Why Do We Sexualize Chicken?

• October 18, 2013 • 2:00 PM

(PHOTO: SLAWOMIR FAJER/SHUTTERSTOCK)

Carol J. Adams argues that dressing up food distracts us from ethical issues.

The Sexual Politics of Meat is a scathing, powerful analysis of the relationship between the oppression of women and the farming of animals for food. Written by Carol J. Adams and published in 1990, it inspired many a feminist to choose vegetarianism and made many more take pause.

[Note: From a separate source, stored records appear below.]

+#define REF_SELECT_WORDS (2 * KWY_SELECT_BINS + 32)
+template <int RMAX, int NT = KWY_THREADS>
+__device__ inline void ref_block_smallest_sum(unsigned long long (&key)[RMAX], int n, int m,
+                                              uint32_t *hist, double *red, double *sum_small,
+                                              double *sum_all) {
+  constexpr int BITS = KWY_SELECT_BITS, BINS = 1 << BITS;
+  constexpr int TOP_SHIFT = 18;
+  const int tid = threadIdx.x, lane = tid & 63, wv = tid >> 6;
+  uint32_t *ctlb = hist + 2 * BINS;
+  unsigned long long *k64 = (unsigned long long *)(ctlb + 8);
+  unsigned long long *list = (unsigned long long *)(hist + BINS);
+  unsigned long long vkey;
+  int copies;
+
+  uint32_t hmax = 0;
+#pragma unroll
+  for (int r = 0; r < RMAX; ++r)
+    if (tid + NT * r < n) hmax = max(hmax, (uint32_t)(key[r] >> 32));
+  hmax = kwy_wave_max_u32(hmax);
+  if (lane == 0) ctlb[16 + wv] = hmax;
+  for (int i = tid; i < BINS; i += NT) hist[i] = 0;
+  if (tid == 0) ctlb[10] = 0;
+  __syncthreads();
+  hmax = ctlb[16];
+#pragma unroll
+  for (int i = 1; i < NT / 64; ++i) hmax = max(hmax, ctlb[16 + i]);
+  uint32_t dg[RMAX];
+#pragma unroll
+  for (int r = 0; r < RMAX; ++r) {
+    dg[r] = BINS;
+    if (NT * r + (tid & ~63) >= n) continue;
+    if (tid + NT * r < n) {
+      dg[r] = min((hmax - (uint32_t)(key[r] >> 32)) >> TOP_SHIFT, (uint32_t)(BINS - 1));
+      atomicAdd(&hist[dg[r]], 1u);
+    }
+  }
+  __syncthreads();
+  if (wv == 0) kwy_select_scan(hist, n - m + 1, ctlb, lane);
+  __syncthreads();
+  const uint32_t chosen = ctlb[0], pop = ctlb[2];
+  if (chosen < (uint32_t)(BINS - 1) && pop <= (uint32_t)KWY_SELECT_LIST) {
+    const int rank = (int)ctlb[1], above = (int)ctlb[3];
+#pragma unroll
+    for (int r = 0; r < RMAX; ++r)
+      if (dg[r] == chosen) list[atomicAdd(&ctlb[10], 1u)] = key[r];
+    __syncthreads();
+    kwy_select_rank<true>(list, (int)pop, rank, tid, k64, &ctlb[11]);
+    __syncthreads();
+    vkey = *k64;
+    copies = m - (n - above - (int)ctlb[11] - (int)ctlb[12]);
+  } else {
+    double lo = INFINITY, hi = 0.0;
+#pragma unroll
+    for (int r = 0; r < RMAX; ++r) {
+      if (tid + NT * r < n) {
+        const double x = __longlong_as_double((long long)key[r]);
+        lo = fmin(lo, x); hi = fmax(hi, x);
+      }
+    }
+    lo = kwy_wave_min_f64(lo);
+    hi = kwy_wave_max_f64(hi);
+    if (lane == 0) { red[wv] = lo; red[NT / 64 + wv] = hi; }
+    for (int i = tid; i < BINS; i += NT) hist[i] = 0;
+    if (tid == 0) ctlb[10] = 0;
+    __syncthreads();
+    lo = red[0]; hi = red[NT / 64];
+#pragma unroll
+    for (int i = 1; i < NT / 64; ++i) { lo = fmin(lo, red[i]); hi = fmax(hi, red[NT / 64 + i]); }
+    const unsigned long long kmin = (unsigned long long)__double_as_longlong(lo);
+    const unsigned long long range = (unsigned long long)__double_as_longlong(hi) - kmin;
+    const int top0 = range ? 64 - __clzll((long long)range) : 0;
+    const int rounds = (top0 + BITS - 1) / BITS;
+#pragma unroll
+    for (int r = 0; r < RMAX; ++r) key[r] -= kmin;
+    unsigned long long prefix = 0ull;
+    int kk = m;
+    bool alive[RMAX];
+#pragma unroll
+    for (int r = 0; r < RMAX; ++r) alive[r] = tid + NT * r < n;
+    for (int round = 0; round < rounds; ++round) {
+      const int top = top0 - BITS * round;
+      const int shift = top - BITS > 0 ? top - BITS : 0;
+      const unsigned long long mask = (1ull << (top - shift)) - 1ull;
+      uint32_t *h = hist + (round & 1) * BINS, *hn = hist + ((round + 1) & 1) * BINS;
+      uint32_t *ctl = ctlb + (round & 1) * 4;
+      for (int i = tid; i < BINS; i += NT) hn[i] = 0;
+#pragma unroll
+      for (int r = 0; r < RMAX; ++r) {
+        if (NT * r + (tid & ~63) >= n) continue;
+        const int d = (int)((key[r] >> shift) & mask);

In the six-and-a-half minute video below, she discusses the sexualization and feminization of chicken specifically. She shows lots of examples of the ways in which chicken carcasses are objectified as women: put in high heels, bikinis, sexual positions, etc. We feature many examples of this at our Pinterest board collecting gendered and sexualized food, some of which we’ve borrowed from Adams.

chicken-1

Adams then argues that this is a way to distract us from the fact that we are eating the flesh of an animal that has been killed for us. She writes:

By sexualizing animals, we trigger another thing, that uneasiness becomes sexual energy … and everybody knows what to do about sexual energy. You can laugh at it, you can talk about it, it reduces whoever is presented to an object. And so it makes it okay again.

So the sexualization of animals enters into and participates in the wider issue of “Why are we doing this to animals?” Oh yeah, because it’s funny, because it’s fun, because we can have fun with it. And it takes the ethical out.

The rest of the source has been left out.